_YOUR OBJECTIVE_. Copy the result of filtering the entries below for lines that include the string "DevBuf".

_SUPPLIED RECORDS_.

⁂

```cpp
int build_compact_templates(bi_ctx* c) {
    c->compact_ready = false;
    const int64_t T = c->T, Bp = c->Bp;
    int rc;
    hipError_t e;
    if (c->bb_source >= 0 || !c->ps_finite) return BI_OK;
    const int64_t rows = c->A * c->S;
    c->h_c_np.assign((size_t)T, 0);
    c->h_c_off.assign((size_t)T, 0);
    c->h_cnt_off.assign((size_t)T, 0);
    int64_t tot_ps = 0, tot_cnt = 0;
    for (int64_t t = 0; t < T; ++t) {
        const int64_t nnz = c->h_nz_off[(size_t)t + 1] - c->h_nz_off[(size_t)t];
        const int64_t np = std::max<int64_t>(kTile, (nnz + kTile - 1) / kTile * kTile);
        c->h_c_np[(size_t)t] = np;
        c->h_c_off[(size_t)t] = tot_ps;
        c->h_cnt_off[(size_t)t] = tot_cnt;
        tot_ps += rows * np;
        tot_cnt += np;
    }
    if ((tot_ps + tot_cnt) * (int64_t)sizeof(double) > c->compact_budget) return BI_OK;
    auto roomy = [&](DevBuf& b, size_t bytes) { return b.p && b.bytes >= bytes ? BI_OK : dev_alloc(c, b, bytes + bytes / 8); };
    if ((rc = roomy(c->ps_c, (size_t)tot_ps * sizeof(double))) || (rc = roomy(c->cnt_c, (size_t)tot_cnt * sizeof(double))) ||
        (rc = dev_alloc(c, c->scratch, (size_t)T * rows * sizeof(double))))
        return rc;
    c->h_Tz.assign((size_t)T * rows, 0.0);
    std::vector<double> tnz((size_t)T * rows);
    c->compact_sorted = false;
    const bool sort_by_count = c->scan_pow && T <= 64;
    DevBuf d_sidx, d_sn, d_tmp;
    auto drop = [&]() { dev_free(d_sidx); dev_free(d_sn); dev_free(d_tmp); };
    for (int64_t t = 0; t < T; ++t) {
        const int64_t lo = c->h_nz_off[(size_t)t], nnz = c->h_nz_off[(size_t)t + 1] - lo, np = c->h_c_np[(size_t)t];
        double* dst = (double*)c->ps_c.p + c->h_c_off[(size_t)t];
        const int32_t* idx = (const int32_t*)c->nz_idx.p + lo;
        const double* cnt = (const double*)c->nz_n.p + lo;
        if (sort_by_count && nnz > 1) {
            size_t tmp_bytes = 0;
            (void)prim_sort_pairs(nullptr, tmp_bytes, (const double*)nullptr, (double*)nullptr, (const int32_t*)nullptr,
                                            (int32_t*)nullptr, (size_t)nnz, 0u, 64u, c->stream);
            if ((rc = dev_alloc(c, d_sidx, (size_t)nnz * sizeof(int32_t))) || (rc = dev_alloc(c, d_sn, (size_t)nnz * sizeof(double))) ||
                (rc = dev_alloc(c, d_tmp, std::max<size_t>(tmp_bytes, 256)))) { drop(); return rc; }
            size_t tb = d_tmp.bytes;
            e = prim_sort_pairs(d_tmp.p, tb, cnt, (double*)d_sn.p, idx, (int32_t*)d_sidx.p, (size_t)nnz, 0u, 64u, c->stream);
            if (e != hipSuccess) { drop(); return fail(c, BI_ERR_HIP, "template compaction (sort by count): %s", hipGetErrorString(e)); }
            idx = (const int32_t*)d_sidx.p;
            cnt = (const double*)d_sn.p;
        }
        hipLaunchKernelGGL(k_gather_rows, dim3((unsigned)((np + kThreads - 1) / kThreads), (unsigned)rows), dim3(kThreads), 0,
                           c->stream, (const double*)c->ps.p, Bp, idx, nnz, np, dst);
        hipLaunchKernelGGL(k_pad_copy, dim3((unsigned)((np + 255) / 256)), dim3(256), 0, c->stream,
                           cnt, nnz, np, (double*)c->cnt_c.p + c->h_cnt_off[(size_t)t]);
        hipLaunchKernelGGL(k_row_total, dim3((unsigned)rows), dim3(kThreads), 0, c->stream, (const double*)dst, np, np,
                           (double*)c->scratch.p + t * rows);
        e = hipGetLastError();
        if (e != hipSuccess) { (void)hipStreamSynchronize(c->stream); drop(); return fail(c, BI_ERR_HIP, "template compaction: %s", hipGetErrorString(e)); }
    }
    e = hipMemcpyAsync(tnz.data(), c->scratch.p, tnz.size() * sizeof(double), hipMemcpyDeviceToHost, c->stream);
    if (e == hipSuccess) e = hipStreamSynchronize(c->stream);
    else (void)hipStreamSynchronize(c->stream);
    drop();
    if (e != hipSuccess) return fail(c, BI_ERR_HIP, "template compaction: %s", hipGetErrorString(e));
    for (int64_t t = 0; t < T; ++t)
        for (int64_t r = 0; r < rows; ++r) c->h_Tz[(size_t)(t * rows + r)] = c->h_rowsum[(size_t)r] - tnz[(size_t)(t * rows + r)];
    c->compact_sorted = sort_by_count;
    c->compact_ready = true;
    return BI_OK;
}

int build_sparse_forms(bi_ctx* c) {
    c->csr_ready = c->compact_ready = false;
    const int64_t T = c->T, B = c->B, Bp = c->Bp;
    const int nchunks = (int)((B + kNzChunk - 1) / kNzChunk);
    int rc;
    DevBuf d_cnt, d_off;
    auto cleanup = [&]() { dev_free(d_cnt); dev_free(d_off); };
    if ((rc = dev_alloc(c, d_cnt, (size_t)T * nchunks * sizeof(int32_t)))) return rc;
    const int64_t tchunk = 32768;
    for (int64_t t0 = 0; t0 < T; t0 += tchunk) {
        const int64_t n = std::min(tchunk, T - t0);
        hipLaunchKernelGGL(k_nz_count, dim3((unsigned)nchunks, (unsigned)n), dim3(kThreads), 0, c->stream,
                           (const double*)c->counts.p + t0 * Bp, B, Bp, (int32_t*)d_cnt.p + t0 * nchunks, nchunks);
    }
    std::vector<int32_t> h_cnt((size_t)T * nchunks);
    hipError_t e = hipGetLastError();
    if (e == hipSuccess) e = hipMemcpyAsync(h_cnt.data(), d_cnt.p, h_cnt.size() * sizeof(int32_t), hipMemcpyDeviceToHost, c->stream);
    if (e == hipSuccess) e = hipStreamSynchronize(c->stream);
    if (e != hipSuccess) { cleanup(); return fail(c, BI_ERR_HIP, "non-empty-bin count: %s", hipGetErrorString(e)); }
    std::vector<int64_t> h_off(h_cnt.size());
    c->h_nz_off.assign((size_t)T + 1, 0);
    int64_t run = 0;
    for (int64_t t = 0; t < T; ++t) {
        c->h_nz_off[(size_t)t] = run;
        for (int k = 0; k < nchunks; ++k) { h_off[(size_t)t * nchunks + k] = run; run += h_cnt[(size_t)t * nchunks + k]; }
    }
    c->h_nz_off[(size_t)T] = run;
    c->sparse_at_upload = c->sparse;
    if (run > T * B / 4 && c->sparse != 2) { cleanup(); return BI_OK; }
    if ((rc = dev_upload(c, d_off, h_off)) || (rc = dev_alloc(c, c->nz_idx, (size_t)std::max<int64_t>(run, 1) * sizeof(int32_t))) ||
        (rc = dev_alloc(c, c->nz_n, (size_t)std::max<int64_t>(run, 1) * sizeof(double))) || (rc = dev_upload(c, c->nz_off, c->h_nz_off))) {
        cleanup();
        return rc;
    }
    for (int64_t t0 = 0; t0 < T; t0 += tchunk) {
        const int64_t n = std::min(tchunk, T - t0);
        hipLaunchKernelGGL(k_nz_scatter, dim3((unsigned)nchunks, (unsigned)n), dim3(kThreads), 0, c->stream,
                           (const double*)c->counts.p + t0 * Bp, B, Bp, (const int64_t*)d_off.p + t0 * nchunks, nchunks,
                           (int32_t*)c->nz_idx.p, (double*)c->nz_n.p);
    }
    e = hipGetLastError();
    if (e == hipSuccess) e = hipStreamSynchronize(c->stream);
    cleanup();
    if (e != hipSuccess) return fail(c, BI_ERR_HIP, "non-empty-bin scatter: %s", hipGetErrorString(e));
    c->csr_ready = true;

    return build_compact_templates(c);
}

}
```

Measured before the change: 26110 evals/s.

⁂

_ANSWER TO THIS EXERCISE_.
    auto roomy = [&](DevBuf& b, size_t bytes) { return b.p && b.bytes >= bytes ? BI_OK : dev_alloc(c, b, bytes + bytes / 8); };
    DevBuf d_sidx, d_sn, d_tmp;
    DevBuf d_cnt, d_off;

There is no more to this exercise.